在z市的时候,他就想,利用这次来英国的机会。彻底的消除她记忆里所有关于那个男人的影子。让她完全属于他。
只是到头来,他还是做不到。
她的身体里竟然产生了抗体,想要阻止这种药对她的影响。
说明——她不想失忆,她并不想忘记他
他捏紧了拳头,神色沉凝。
杰森医生站起身说:“我自己的建议是,还是赶紧停药!这样不管对辛小姐或是萧先生来说,都比较好。否则长此以往下去,我只怕辛小姐。”

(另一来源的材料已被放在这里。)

@@ -508,7 +508,8 @@
             acc = ge_madd_row(acc, cur, neg);
         }
         *dest = acc;
-    }
+    } else
+        tags[tid] = MSM_TAG_EMPTY;
 #endif
 #ifdef BBP_MSM_PROF
     if (tid == 0) atomicAdd(&g_msm_prof[6], clock64() - clk0);
@@ -524,9 +525,10 @@
 
 template <int MODE>
 __global__ __launch_bounds__(MSM_T) void k_msm_fold(const u32* __restrict__ cursor_all, ge* __restrict__ bsum_all, const ge* __restrict__ psum_all,
-                                                     ge* __restrict__ out, const u32* __restrict__ n_active) {
+                                                     const u32* __restrict__ tag_all, ge* __restrict__ out, const u32* __restrict__ n_active) {
     constexpr int K = msm_geom<MODE>::K, G = K / MSM_T;
     __shared__ u32 cursor[K + 1];
+    __shared__ u32 tags[ACC_T];
     __shared__ u32 xch[GE_WORDS];
     const int tid = threadIdx.x;
     if (n_active && blockIdx.x >= *n_active) return;
@@ -535,9 +537,10 @@
     {
         const u32* cur_in = cursor_all + msm * (size_t)(K + 1);
         for (int k = tid; k <= K; k += MSM_T) cursor[k] = cur_in[k];
-    }
-    __syncthreads();
-    const u32 E = cursor[K];
+        const u32* tag_in = tag_all + msm * (size_t)ACC_T;
+        for (int ch = tid; ch < ACC_T; ch += MSM_T) tags[ch] = tag_in[ch];
+    }
+    __syncthreads();
     ge* bsum = bsum_all + msm * (size_t)K;
     const ge* psum = psum_all + msm * (size_t)ACC_T;
 #ifdef BBP_KO_FOLD
@@ -546,27 +549,12 @@
     return;
 #endif
     for (u32 ch = tid; ch < (u32)ACC_T; ch += MSM_T) {
-        const u32 c0 = (u32)(((u64)ch * E) / ACC_T), c1 = (u32)(((u64)(ch + 1) * E) / ACC_T);
-        if (c0 >= c1) continue;
-        u32 lo = 1, hi = K;
-        while (lo < hi) {
-            u32 mid = (lo + hi) >> 1;
-            if (cursor[mid] > c0) hi = mid; else lo = mid + 1;
-        }
-        const u32 k_first = lo;
-        const bool inside = cursor[lo - 1] < c0;
-        const bool last_of_run = inside && !(c1 < E && c1 > cursor[k_first - 1] && c1 < cursor[k_first]);
-        if (last_of_run) {
-            ge part = psum[ch];
-            for (int u = (int)ch - 1; u >= 0; u--) {
-                const u32 cu = (u32)(((u64)u * E) / ACC_T), cu1 = (u32)(((u64)(u + 1) * E) / ACC_T);
-                if (cu <= cursor[k_first - 1]) break;
-                if (cu1 > cu) ge_add_nc(part, part, psum[u]);
-            }
-            ge head = bsum[k_first - 1];
-            ge_add_nc(head, head, part);
-            bsum[k_first - 1] = head;
-        }
+        const u32 t = tags[ch];
+        if (!msm_tag_last_of_run(tags, (u32)ACC_T, ch, t)) continue;
+        const u32 k_first = min(max(msm_tag_bucket(t), 1u), (u32)K);
+        ge part = psum[ch];
+        for (int u = msm_tag_run_prev(tags, (int)ch, t); u >= 0; u = msm_tag_run_prev(tags, u, t)) part = ge_add(part, psum[u]);
+        bsum[k_first - 1] = ge_add(bsum[k_first - 1], part);
     }
     __threadfence_block();
     __syncthreads();
@@ -596,7 +584,7 @@
             __syncthreads();
             if (wave == 0) {
                 ge other = xch_get(xch);
-                ge_add_nc(running, running, other);
+                running = ge_add(running, other);
             }
         }
         ge x = total;
@@ -604,8 +592,8 @@
             ge s = running;
             constexpr int LOG_G = G == 1 ? 0 : G == 2 ? 1 : G == 4 ? 2 : G == 8 ? 3 : G == 16 ? 4 : -1;
             static_assert(LOG_G >= 0, "buckets per fold lane must be a power of two up to 16");
-            for (int i = 0; i < LOG_G; i++) ge_dbl_nc(s, s);
-            ge_add_nc(x, x, s);
+            for (int i = 0; i < LOG_G; i++) s = ge_dbl(s);
+            x = ge_add(x, s);
         }
 #pragma unroll 1
         for (int d = 32; d >= 1; d >>= 1) {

“我知道了。”他站起身,神色淡淡:“谢谢医生,你的话我会好好考虑的。”
杰森医生张张嘴,似乎还想再说什么,但看他背过身,一副明显不想再谈的态度,又只能咽下。
送走了他,萧墨渊觉得有些疲倦。
他坐下来,静静地揉了揉眉心。见简铭还杵在原地,说:“你先下去吧。”
“是。”他刚刚转身,却又被萧墨渊叫住:“简铭。”
“萧先生,还有什么吩咐?”
萧墨渊松开了抵在眉心的手,抬起头,目光淡而锐利的落在他身上。
“你没有什么要跟我解释的吗?”他问,语气忽然放沉。
跟在萧墨渊身边这么久,他知道一旦他露出这样的表情时,说明有些事,他已经瞒不住了。
“萧先生。”
他刚欲开口,一个女人忽然出现在门口,敲敲门,一脸不安的表情,是管家杨贵菲。
萧墨渊凝着眉靠上了椅子:“有事?”
杨贵菲搓了搓手,尚不知气氛的不对劲,开口问:“先生,真不好意思打扰了。只是我刚刚明明叫圆圆那丫头过来送点心,结果等了半天都没有等到她回来。就想看看她在不在这儿?”
她朝屋内扫了一遍,确定没有看到萧摸圆,这才一脸失望的说:“她好像不在,我再去别的地方找找。”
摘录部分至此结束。